Алексей Тверяк
Сила
ОВ-В-ВО-О-О-У-УВ-В!.. В-ж-ж-ж-ж-ов-во-о!..
Стелет ночь длинные, седые космы, обвивает ими воротние столбы, хлещет по стенам изб дворов и с каждым новым ветровым толчком уносит их через поле к сосновому леску. А там — кидает их в мягкую пуховую постель, с размаху прилепляет к сосновым стволам и угомоняется до нового слезного взрыда, до нового ветрового толчка.
Об каком таком покойнике плачет ночь, кого провожает в несусветную могильную темь? Может и знает она, да разве у ней выпытаешь? Не скажет безъязыкая, только стоном ответит, взовьется взрыдом и завоет, распустя долгие космы к лесу.
Однако, для Акима Ольхи эта ночь — самая приятная. Недаром до революции еще говорил про него поп, что связался Аким Ольха с нечистым, продал ему свою душу.
Вот поди ж ты… Кому другому с печки не сойти в эту непогодь, а Аким Ольха рад-радешенек.
С вечера залез на полати, отлеживался, отхрапывался в потолок.
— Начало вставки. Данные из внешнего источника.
hipError_t launch_fwd_w64(const FwdParams& p, float* part_buf, uint32_t* part_cnt, hipStream_t stream, const char** name) {
    if (!fwd_w64_supported(p) || !part_buf || !part_cnt) return hipErrorNotSupported;
    W64Params wp;
    wp.q = p.q; wp.k = p.k; wp.v = p.v; wp.o = p.o; wp.lse = p.lse;
    for (int i = 0; i < 3; ++i) { wp.qs[i] = p.qs[i]; wp.ks[i] = p.ks[i]; wp.vs[i] = p.vs[i]; }
    wp.B = p.B; wp.H = p.H; wp.Sq = p.Sq; wp.Skv = p.Skv;
    wp.scale = p.scale;
    wp.n_items = p.B * p.H * ((p.Sq + 255) / 256);
    wp.T = (p.Skv + 63) / 64;
    wp.part_buf = part_buf;
    wp.part_cnt = part_cnt;
    w64_softmax_policy(p.in_prec, &wp.tau, &wp.lazy);
    wp.skew = (uint32_t)tuning().w64_skew.load(std::memory_order_relaxed);
    if (tuning().w64_skew.load(std::memory_order_relaxed) == -1) wp.skew = 0xffffffffu;
    wp.rope_cos = p.rope_cos; wp.rope_sin = p.rope_sin; wp.rope_tb = p.rope_tb;
    wp.vsc = p.vsc; wp.vsc_bs = p.vsc_bs; wp.vsc_hs = p.vsc_hs;
    if (p.in_prec == P_BF16 && p.pv16 && !p.vsc) return hipErrorInvalidValue;
    wp.Tw = wp.T; wp.win_left = wp.win_right = 0;
    const bool rope = p.rope_cos != nullptr, window = w64_is_window(p), fp32o = p.out_prec == P_FP32, maska = p.mask_kind == MK_F16, maskt = p.mask_kind == MK_BOOL || maska;
    wp.mask = nullptr; wp.mask_s[0] = wp.mask_s[1] = wp.mask_s[2] = 0;
    wp.guard = maska ? p.guard : nullptr;
    if (p.guard && (!maska || p.guard_want != 0u)) return hipErrorInvalidValue;
    if (maskt) {
        if ((!maska && !p.mk_bits) || !p.mk_list || !p.mk_cnt) return hipErrorInvalidValue;
        if (maska) { wp.mask = p.mask; wp.mask_s[0] = p.ms[0]; wp.mask_s[1] = p.ms[1]; wp.mask_s[2] = p.ms[2]; }
        wp.mk_bits = p.mk_bits; wp.mk_list = p.mk_list; wp.mk_cnt = p.mk_cnt;
        wp.mk_bs = p.mk_bs; wp.mk_hs = p.mk_hs; wp.mk_nrb64 = p.mk_nrb64;
        wp.mk_prefix = p.mk_prefix;
#ifndef W64_LAB_MASK_FORCE_LAZY
        if (p.ms[2] != 0 || p.causal || tuning().no_w64_mask_lazy.load(std::memory_order_relaxed)) wp.lazy = 0;
#endif
    }
    if (rope && p.out_prec != p.in_prec) return hipErrorNotSupported;
    if (window) {
        wp.Tw = w64_tiles_per_item(p);
        wp.win_left = (int32_t)w64_win_left(p);
        wp.win_right = (int32_t)w64_win_right(p);
    }
#define W64_FAMILY(FAM, T16, HAS_ROPE)                                                                                         \
    do {                                                                                                                       \
        if constexpr (HAS_ROPE >= 2) {        \
            if (maskt) return fp32o ? launch_w64_kernel(FAM<float, false, false, false, true>, p, wp, stream) : launch_w64_kernel(FAM<T16, false, false, false, true>, p, wp, stream); \
        }                                                                                                                      \
        if constexpr (HAS_ROPE == 1 || HAS_ROPE == 2) {                                                                        \
            if (rope) return p.causal ? launch_w64_kernel(FAM<T16, true, true>, p, wp, stream) : launch_w64_kernel(FAM<T16, false, true>, p, wp, stream); \
        }                                                                                                                      \
        if (window) return fp32o ? launch_w64_kernel(FAM<float, false, false, true>, p, wp, stream) : launch_w64_kernel(FAM<T16, false, false, true>, p, wp, stream); \
        if (p.causal) return fp32o ? launch_w64_kernel(FAM<float, true>, p, wp, stream) : launch_w64_kernel(FAM<T16, true>, p, wp, stream); \
        return fp32o ? launch_w64_kernel(FAM<float, false>, p, wp, stream) : launch_w64_kernel(FAM<T16, false>, p, wp, stream); \
    } while (0)
    static const char* const names[3][2][3] = {
        {{"fa_fwd16_w64<bf16,128>", "fa_fwd16_w64<bf16,128,rope>", "fa_fwd16_w64<bf16,128,window>"},
         {"fa_fwd16_w64<bf16,64>", "fa_fwd16_w64<bf16,64,rope>", "fa_fwd16_w64<bf16,64,window>"}},
        {{"fa_fwd16_w64<bf16,128,pv16>", "fa_fwd16_w64<bf16,128,pv16,rope>", "fa_fwd16_w64<bf16,128,pv16,window>"},
         {"fa_fwd16_w64<bf16,64,pv16>", "fa_fwd16_w64<bf16,64,pv16,rope>", "fa_fwd16_w64<bf16,64,pv16,window>"}},
        {{"fa_fwd16_w64<fp16,128>", "fa_fwd16_w64<fp16,128,rope>", "fa_fwd16_w64<fp16,128,window>"},
         {"fa_fwd16_w64<fp16,64>", "fa_fwd16_w64<fp16,64,rope>", "fa_fwd16_w64<fp16,64,window>"}}};
    if (p.D == 64 && rope) return hipErrorNotSupported;
    const int fam = p.in_prec == P_BF16 ? (p.pv16 ? 1 : 0) : 2;
    if (maskt && fam == 0) return hipErrorNotSupported;
    if (maska && fam == 0) return hipErrorNotSupported;
    if (maska) {
        *name = p.D == 64 ? (fam == 1 ? "fa_fwd16_w64<bf16,64,pv16,bias>" : "fa_fwd16_w64<fp16,64,bias>") : (fam == 1 ? "fa_fwd16_w64<bf16,128,pv16,bias>" : "fa_fwd16_w64<fp16,128,bias>");
        return launch_fwd_w64_bias(wp, fam, fp32o, w64_grid(p), 65536 + 4 * 32 * (512 + 16) + 64 + 4096 + 8192 + 2048 + 64, stream, (int)p.D);
    }
    *name = maska ? (fam == 1 ? "fa_fwd16_w64<bf16,128,pv16,bias>" : "fa_fwd16_w64<fp16,128,bias>") : maskt ? (p.D == 64 ? (fam == 1 ? "fa_fwd16_w64<bf16,64,pv16,mask>" : "fa_fwd16_w64<fp16,64,mask>")
                               : (fam == 1 ? "fa_fwd16_w64<bf16,128,pv16,mask>" : "fa_fwd16_w64<fp16,128,mask>"))
                  : names[fam][p.D == 64 ? 1 : 0][rope ? 1 : window ? 2 : 0];
    if (p.D == 64) {
        if (fam == 0) W64_FAMILY(fa_fwd16_w64d64_bf16, __bf16, 0);
        if (fam == 1) W64_FAMILY(fa_fwd16_w64d64_bf16pv16, __bf16, 3);
        W64_FAMILY(fa_fwd16_w64d64_f16, _Float16, 3);
    }
    if (fam == 0) W64_FAMILY(fa_fwd16_w64_bf16, __bf16, 1);
    if (fam == 1) W64_FAMILY(fa_fwd16_w64_bf16pv16, __bf16, 2);
    W64_FAMILY(fa_fwd16_w64_f16, _Float16, 2);
#undef W64_FAMILY
}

Около полатей свешивается с потолка лампадка, вместо ночника. Аким ее приспособил для удобства, — ляжет на полатях, реденькую черную бороденку уткнет кверху, над лицом свесит жилистой рукой книжицу и читает. А свет — от лампадки. Чем зря торчать ей около ненужных богов, пущай пользу свою малую приносит.
С вечера задремал Аким Ольха. Сладостно задремал, до того, что слюна по бороде потекла. Даже что-то хорошее сниться начало. Да только прохватился от женкиного окрика:
— Аким! Вставай скорей. Урядник к нам идет…
Кубарем скатился Аким с полатей, на полати закинул шубу, чтобы книги спрятать. Туда-сюда сунулся, ан-глядь — урядник шасть в избу. Аким Ольха сел на лавку, а урядник прямехонько к столу. Поглядел Аким на стол да и застыл на лавке. Глядит на урядника и безголосо шевелит губами. Урядник поднял со стола лист и разглядывает. На листе чертеж, непонятный для урядника. Разноцветными карандашами выведены какие-то прямые и кривые линии, точечки, черточки, пунктиры.
— Это что такое? — сурово нахмурился урядник.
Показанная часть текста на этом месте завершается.